Real-world outcomes from the bRIGHT study, a 30-day evaluation of the TriClip and TriClip G4 transcatheter edge-to-edge repair (TEER) systems, showed that they significantly reduced tricuspid regurgitation (TR) and substantially improved quality of life across a range of anatomically diverse patients, according to a news release.
TriClip had a high implant success rate (98%) with a strong safety profile (99% freedom from major adverse events). The trial showed that 78% of patients achieved New York Heart Association (NYHA) Functional Class I/II (a classification of functional limitations resulting from cardiac disease), an improvement by 57% from a baseline of 21%.
Abbott also reported an 18-point improvement in the Kansas City Cardiomyopathy Questionnaire (KCCQ) score (a self-assessment of social abilities, symptoms and quality of life).
One-year data from a multi-center, international, single-arm study of the Navitor TAVI system with an active sealing cuff to minimize paravalvular leak (PVL) demonstrated improved outcomes in patients with severe, symptomatic aortic stenosis who were at high or extreme surgical risk.
Procedural success rate came in at 97.5%, with a high rate of no/trace PVL (70.2%) and a low rate of mild PVL (28.8%) through one year, which Abbott said demonstrates the effectiveness of the active sealing cuff in mitigating PVL. All-cause mortality was low (4.2%).
Both TriClip and Navitor are approved for investigational use only in the U.S. Abbott Park, Illinois–based Abbott also showcased data for its MitraClip and Amplatzer Amulet systems.

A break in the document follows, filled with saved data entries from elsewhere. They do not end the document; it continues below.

template <bool CW, int NL>
__device__ __forceinline__ void staged_paired_body(const BfDasArgs &p, const BfSeparableArgs &q)
{
	extern __shared__ __attribute__((aligned(16))) f32x4 staged_lds[];
	constexpr uint32_t U = 32, W = 32, B = 2 * W;
	const int C = p.channel_count, A = p.acquisition_count, S = p.sample_count;
	const uint32_t A4 = ((uint32_t)A + 3u) & ~3u;
	const int chunk = (int)q.channel_chunk;
	uint32_t G0, G1;
	if (!bf_staged_paired_split(A4, q.channel_chunk, &G0, &G1)) return;
	const uint32_t ngroups = G1 ? 2u : 1u;
	f32x4 *stage  = staged_lds + 2;
	f32x4 *R      = stage + (size_t)G0 * B + 1;
	int   *tfl    = reinterpret_cast<int *>(R + (size_t)((chunk + 1) & ~1) * U);
	int   *rfloor = tfl + A4;
	uint32_t *rbase = reinterpret_cast<uint32_t *>(rfloor + ((chunk + 2) & ~1));

	uint32_t tu, tv, zl;
	if (!staged_tile_of(q, true, tu, tv, zl)) return;
	const uint32_t z = p.z_first + zl;
	const uint32_t u_axis = q.u_axis, v_axis = 1u - q.u_axis;
	const bool rx_rows = (p.transmits[0].flags & BF_RX_ROWS) != 0;
	const uint32_t tid = threadIdx.x;
	if (q.depth_major & 2u) staged_violation_clear(tid);
	auto opaque_tid = [&]() -> uint32_t { uint32_t t = tid; asm volatile("" : "+v"(t)); return t; };

	const unsigned char *tile_tab = reinterpret_cast<const unsigned char *>(q.tables) + (size_t)(zl * q.tiles[1] + tv) * q.table_stride;
	typedef __attribute__((address_space(4))) const int const_int;
	const_int *tab_floor = (const_int *)(uintptr_t)tile_tab;
	for (uint32_t a = tid; a < A4; a += 1024u) tfl[a] = reinterpret_cast<const int *>(tile_tab)[a];
	if (tid == 0) stage[(size_t)G0 * B] = f32x4{0.f, 0.f, 0.f, 0.f};
	f32x2 range = *reinterpret_cast<const f32x2 *>(tile_tab + 4u * A4);
	{
		const float lo = range.x, hi = range.y;
		range.x = __builtin_bit_cast(float, __builtin_amdgcn_readfirstlane(__builtin_bit_cast(int, lo)));
		range.y = __builtin_bit_cast(float, __builtin_amdgcn_readfirstlane(__builtin_bit_cast(int, hi)));
	}

	const uint32_t wave = (uint32_t)__builtin_amdgcn_readfirstlane((int)(tid >> 6));
	const uint32_t h = (tid >> 5) & 1u, lu = tid & 31u;
	bool inside;
	{
		const uint32_t gu = tu * U + lu, gv = tv * 32u + wave;
		inside = gu < p.size[u_axis] && gv < p.size[v_axis];
	}
	const bool wave_inside = __builtin_amdgcn_ballot_w64(inside) != 0ull;

	const __amdgpu_buffer_rsrc_t rf_rsrc = __builtin_amdgcn_make_buffer_rsrc(
		const_cast<void *>(p.rf), 0, (int)((uint32_t)C * (uint32_t)A * (uint32_t)S * 8u), 0x00020000);
	auto lane_at_of = [&](int cl) -> uint32_t { return rbase[cl] + ((opaque_tid() & 31u) << 3); };
	auto stage_load = [&](uint32_t lane_at, uint32_t g, f32x2 (&regs)[NL]) {
		const uint32_t a0 = g ? G0 : 0u, gn = g ? G1 : G0;
		int fl[NL];
		#pragma unroll
		for (int n = 0; n < NL; n++) {
			const uint32_t a = a0 + wave + (uint32_t)n * 16u;
			fl[n] = tab_floor[a < A4 ? a : A4 - 1u];
		}
		#pragma unroll
		for (int n = 0; n < NL; n++) {
			const uint32_t al = wave + (uint32_t)n * 16u, a = a0 + al;
			const bool real = al < gn && a < (uint32_t)A;
			const uint32_t off = real ? lane_at + ((a * (uint32_t)S + (uint32_t)fl[n]) * 8u) : 0x80000000u;
			i32x2 v = __builtin_amdgcn_raw_buffer_load_b64(rf_rsrc, (int)off, 0, 0);
			regs[n] = __builtin_bit_cast(f32x2, v);
		}
	};
	auto stage_store = [&](uint32_t g, const f32x2 (&regs)[NL]) {
		const uint32_t gn = g ? G1 : G0;
		const uint32_t tid = opaque_tid();
		const float half_minus_j = 0.5f - (float)(tid & 63u);
		#pragma unroll
		for (int n = 0; n < NL; n++) {
			if (wave + (uint32_t)n * 16u >= gn) break;
			const float sx = regs[n].x, sy = regs[n].y;
			const float nx = __builtin_bit_cast(float, __builtin_amdgcn_update_dpp(0, __builtin_bit_cast(int, sx), 0x130, 0xf, 0xf, true));
			const float ny = __builtin_bit_cast(float, __builtin_amdgcn_update_dpp(0, __builtin_bit_cast(int, sy), 0x130, 0xf, 0xf, true));
			const float dx = nx - sx, dy = ny - sy;
			stage[tid + (uint32_t)n * 1024u] = f32x4{__builtin_fmaf(half_minus_j, dx, sx), __builtin_fmaf(half_minus_j, dy, sy), dx, dy};
		}
	};

	f32x2 coherent   = {0.f, 0.f};
	float incoherent = 0.f;
	auto exchange = [](float x, float y) -> float {
		const auto r = __builtin_amdgcn_permlane32_swap(__builtin_bit_cast(uint32_t, x), __builtin_bit_cast(uint32_t, y), false, false);
		return __builtin_bit_cast(float, (uint32_t)r[0]) + __builtin_bit_cast(float, (uint32_t)r[1]);
	};
	const f32x4 *Rl = R + (size_t)h * U + lu;
	const uint32_t ulast = (uint32_t)(S - 1);
	const const_f32x4 *rows = (const_f32x4 *)(uintptr_t)(tile_tab + 4u * A4 + 16u) + (size_t)wave * (A4 / 2u) * 3u;

	typedef __attribute__((address_space(4))) const BfDasArgs const_args;
	const_args *kernel_args = (const_args *)__builtin_amdgcn_kernarg_segment_ptr();
	for (int c0 = 0; c0 < C; c0 += chunk) {
		const int cn = (C - c0) < chunk ? (C - c0) : chunk;
		const int cn2 = (cn + 1) & ~1;
		__syncthreads();
		{
		const_args *ka = kernel_args;
		asm volatile("" : "+s"(ka));
		const uint32_t k_size[3] = {ka->size[0], ka->size[1], ka->size[2]};
		const float k_denom_u = fmaxf(1.0f, (float)k_size[u_axis] - 1.0f);
		uint32_t k_z = z;
		asm volatile("" : "+s"(k_z));
		const float k_pz = (float)k_z / fmaxf(1.0f, (float)k_size[2] - 1.0f);
		const float k_fs = ka->sampling_frequency, k_inv_c = ka->inv_speed_of_sound, k_c = ka->speed_of_sound, k_fnum = ka->f_number;
		const float k_phase = ka->demodulation_frequency * ka->inv_sampling_frequency;
		const float k_pitch = rx_rows ? ka->pitch[1] : ka->pitch[0];
		for (uint32_t e = opaque_tid(); e < (uint32_t)cn2 * U; e += 1024u) {
			uint32_t cl = e >> 5, iu = e & (U - 1);
			f32x4 entry = {0.f, 0.f, 0.f, 0.f};
			if ((int)cl < cn) {
				uint32_t c = (uint32_t)c0 + cl;
				float coord[3] = {0.f, 0.f, k_pz};
				coord[u_axis] = (float)(tu * U + iu) / k_denom_u;
				float wx, wy, wz, xx, xy, xz;
				m4_point(ka->voxel_transform, coord[0], coord[1], coord[2], wx, wy, wz);
				m4_point(ka->xdc_transform, wx, wy, wz, xx, xy, xz);
				float lateral = rx_rows ? xy : xx;
				float dx      = lateral - (float)c * k_pitch;
				float a_arg   = __builtin_fabsf(dx * (k_fnum * hw_rcp(__builtin_fabsf(xz))));
				float r_idx = div_speed_of_sound(hw_sqrt(dx * dx + xz * xz), k_inv_c, k_c) * k_fs;
				entry.x = r_idx;
				if (a_arg < 0.5f) {
					float cs    = hw_cos_turns(0.5f * a_arg);
					float apod  = cs * cs;
					float turns = staged_phase_turns(k_phase, r_idx);
					entry.y = apod * hw_cos_turns(turns);
					entry.z = apod * hw_sin_turns(turns);
					entry.w = apod;
				}
			}
			R[e] = entry;
		}
		}
		__syncthreads();
		for (uint32_t cl = opaque_tid(); cl < (uint32_t)cn2; cl += 1024u) {
			const float *row = reinterpret_cast<const float *>(R + (size_t)cl * U);
			float m = row[0];
			#pragma unroll 4
			for (uint32_t iu = 1; iu < U; iu++) m = fminf(m, row[4 * iu]);
			const int fl = (int)__builtin_floorf(m);
			rfloor[cl] = fl;
			rbase[cl] = c0 + (int)cl < C ? ((uint32_t)(c0 + (int)cl) * (uint32_t)A * (uint32_t)S + (uint32_t)fl) * 8u : 0x80000000u;
		}
		__syncthreads();
		for (uint32_t e = opaque_tid(); e < (uint32_t)cn2 * U; e += 1024u) {
			f32x4 entry = R[e];
			const uint32_t cl = e >> 5;
			const bool lane_safe = (int)cl >= cn || ((entry.x + range.x >= 0.f) && (entry.x + range.y < (float)(S - 1)));
			entry.x = (entry.x - (float)rfloor[cl]) + (float)((cl & 1u) * W);
			if (!lane_safe) entry.w = -entry.w;
			R[e] = entry;
		}
		__syncthreads();

		f32x2 regs[NL];
		stage_load(lane_at_of((int)h), 0, regs);
		for (int k = 0; k < cn2 / 2; k++) {
			float r_rel = 0.f;
			int mode = 0;
			if (wave_inside) {
				const f32x4 r = Rl[(size_t)(2 * k) * U];
				r_rel = r.x;
				if (__builtin_amdgcn_ballot_w64(r.w != 0.f) != 0)
					mode = (!(q.depth_major & 2u) && __builtin_amdgcn_ballot_w64(__builtin_signbitf(r.w)) == 0) ? 1 : 2;
			}
			auto rounds = [&](auto mode_c) {
				constexpr int MODE = decltype(mode_c)::value;
				constexpr bool CHECK = MODE == 2;
				constexpr bool AHEAD = MODE == 1 && NL <= 3;
				f32x2 acc1a = {0.f, 0.f}, acc2a = {0.f, 0.f}, acc1b = {0.f, 0.f}, acc2b = {0.f, 0.f};
				f32x2 mag2 = {0.f, 0.f};
				for (uint32_t g = 0; g < ngroups; g++) {
					__syncthreads();
					stage_store(g, regs);
					__syncthreads();
					if (g + 1 < ngroups)     stage_load(lane_at_of(2 * k + (int)h), g + 1, regs);
					else if (2 * k + 2 < cn2) stage_load(lane_at_of(2 * k + 2 + (int)h), 0, regs);
					if constexpr (MODE != 0) {
						const uint32_t a0 = g ? G0 : 0u, gn = g ? G1 : G0;
						uint32_t m_bits = 0x4B000002u;
						[[maybe_unused]] bool window_left = false;
						[[maybe_unused]] int rfl_h = 0;
						if constexpr (CHECK) rfl_h = rfloor[2 * k + (int)h] - (int)(h * W);
						const f32x2 rr = {r_rel, r_rel};
						auto batch = [&](uint32_t a, const f32x4 tz, const f32x4 cs0, const f32x4 cs1, auto &&behind_rotates) {
							constexpr int T = 4;
							uint32_t at[T]; f32x4 tap[T]; f32x2 sv[T];
							const float M = __builtin_bit_cast(float, m_bits);
							const f32x2 M2 = {M, M};
							const f32x2 p0 = rr + f32x2{tz.x, tz.y}, p1 = rr + f32x2{tz.z, tz.w};
							const f32x2 y0 = p0 + M2, y1 = p1 + M2;
							const float ys[4] = {y0.x, y0.y, y1.x, y1.y}, ps[4] = {p0.x, p0.y, p1.x, p1.y};
							const f32x2 cs[4] = {{cs0.x, cs0.y}, {cs0.z, cs0.w}, {cs1.x, cs1.y}, {cs1.z, cs1.w}};
							#pragma unroll
							for (int t = 0; t < T; t++) {
								const uint32_t yb = __builtin_bit_cast(uint32_t, ys[t]);
								asm("v_lshlrev_b16 %0, 4, %1" : "=v"(at[t]) : "v"(yb));
								if constexpr (CHECK) {
									uint32_t lane_id = tid;
									asm volatile("" : "+v"(lane_id));
									const uint32_t rel = yb - m_bits;
									const uint32_t k_abs = (uint32_t)((int)rel + rfl_h + tfl[a0 + a + (uint32_t)(t >> 1)]);
									at[t] = k_abs < ulast ? at[t] + (uint32_t)(t >> 1) * B * 16u : (G0 * B + 2u) * 16u;
									window_left |= __builtin_amdgcn_ballot_w64(inside && rel - (lane_id & 32u) > W - 2u) != 0ull;
								}
							}
							#pragma unroll
							for (int t = 0; t < T; t++) tap[t] = *(lds_f32x4 *)(uintptr_t)(at[t] + (CHECK ? 0u : (uint32_t)(t >> 1) * B * 16u));
							[[maybe_unused]] float q[T];
							#pragma unroll
							for (int t = 0; t < T; t++) {
								sv[t] = f32x2{tap[t].x, tap[t].y} + ps[t] * f32x2{tap[t].z, tap[t].w};
								if (t & 1) { acc1b += sv[t].x * cs[t]; acc2b += sv[t].y * cs[t]; }
								else       { acc1a += sv[t].x * cs[t]; acc2a += sv[t].y * cs[t]; }
								if constexpr (CW && !AHEAD) q[t] = hw_sqrt(__builtin_fmaf(sv[t].y, sv[t].y, sv[t].x * sv[t].x));
							}
							behind_rotates();
							if constexpr (CW) {
								#pragma unroll
								for (int t = 0; AHEAD && t < T; t++) q[t] = hw_sqrt(__builtin_fmaf(sv[t].y, sv[t].y, sv[t].x * sv[t].x));
								mag2 += f32x2{q[0], q[1]}; mag2 += f32x2{q[2], q[3]};
							}
						};
						const_f32x4 *row = rows + (size_t)(a0 / 2u) * 3u;
						if constexpr (!AHEAD) {
							for (uint32_t a = 0; a < gn; a += 2, m_bits += 2u * B, row += 3) batch(a, row[0], row[1], row[2], [] {});
						} else {
							f32x4 tz = row[0], cs0 = row[1], cs1 = row[2];
							uint32_t a = 0;
							for (; a + 2u < gn; a += 2, m_bits += 2u * B)
								batch(a, tz, cs0, cs1, [&] {
									__builtin_amdgcn_sched_barrier(0);
									row += 3;
									tz = row[0]; cs0 = row[1]; cs1 = row[2];
									__builtin_amdgcn_sched_barrier(0);
								});
							batch(a, tz, cs0, cs1, [] {});
						}
						if constexpr (CHECK) { if (window_left) staged_violation_raise(); }
					}
				}
				if constexpr (MODE != 0) {
					float sa_x = acc1a.x - acc2a.y, sa_y = acc1a.y + acc2a.x;
					float sb_x = acc1b.x - acc2b.y, sb_y = acc1b.y + acc2b.x;
					asm volatile("" : "+v"(sa_x), "+v"(sa_y), "+v"(sb_x), "+v"(sb_y));
					const f32x4 r = *(volatile lds_f32x4 *)(uintptr_t)((uint32_t)(uintptr_t)(lds_f32x4 *)Rl + (uint32_t)(2 * k) * U * 16u);
					const float ca_x = __builtin_fmaf(sa_x, r.y, -sa_y * r.z), ca_y = __builtin_fmaf(sa_x, r.z, sa_y * r.y);
					const float cb_x = __builtin_fmaf(sb_x, r.y, -sb_y * r.z), cb_y = __builtin_fmaf(sb_x, r.z, sb_y * r.y);
					coherent.x += exchange(ca_x, cb_x);
					coherent.y += exchange(ca_y, cb_y);
					if constexpr (CW) incoherent += exchange(__builtin_fabsf(r.w) * mag2.x, __builtin_fabsf(r.w) * mag2.y);
				}
			};
			if (mode == 1)      rounds(std::integral_constant<int, 1>{});
			else if (mode == 2) rounds(std::integral_constant<int, 2>{});
			else                rounds(std::integral_constant<int, 0>{});
		}
	}
	if (q.depth_major & 2u) staged_violation_report(tid);
	uint32_t thread = tid;
	asm volatile("" : "+v"(thread));
	const uint32_t gu = tu * U + (thread & 31u), gv = tv * 32u + (thread >> 6) + ((thread >> 5) & 1u) * 16u;
	if (!(gu < p.size[u_axis] && gv < p.size[v_axis])) return;
	const uint32_t x = u_axis == 0 ? gu : gv, y = u_axis == 0 ? gv : gu;
	uint64_t out_index = (uint64_t)p.size[0] * p.size[1] * zl + (uint64_t)p.size[0] * y + x;
	if constexpr (CW) coherent = coherent * (coherent / incoherent);
	reinterpret_cast<f32x2 *>(p.out)[out_index] = coherent;
}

The Expand study showed that MitraClip improved symptoms and quality of life in heart failure patients with mitral regurgitation. Although women have higher rates of early complications with left atrial appendage (LAA) closure than men, Abbott said, results from an FDA investigational device exemption (IDE) trial showed that both women and men implanted with the Amplatzer Amulet LAA occluder experienced similar long-term benefits.
“At Abbott, we’re dedicated to delivering innovative technologies to help people with debilitating heart conditions live better lives through better health,” SVP of Abbott’s structural heart business Michael Dale said in the release. “The data presented during this year’s EuroPCR meeting underscore our unwavering commitment to providing structural heart solutions, supported by clinical evidence, that surpass existing standards of care.”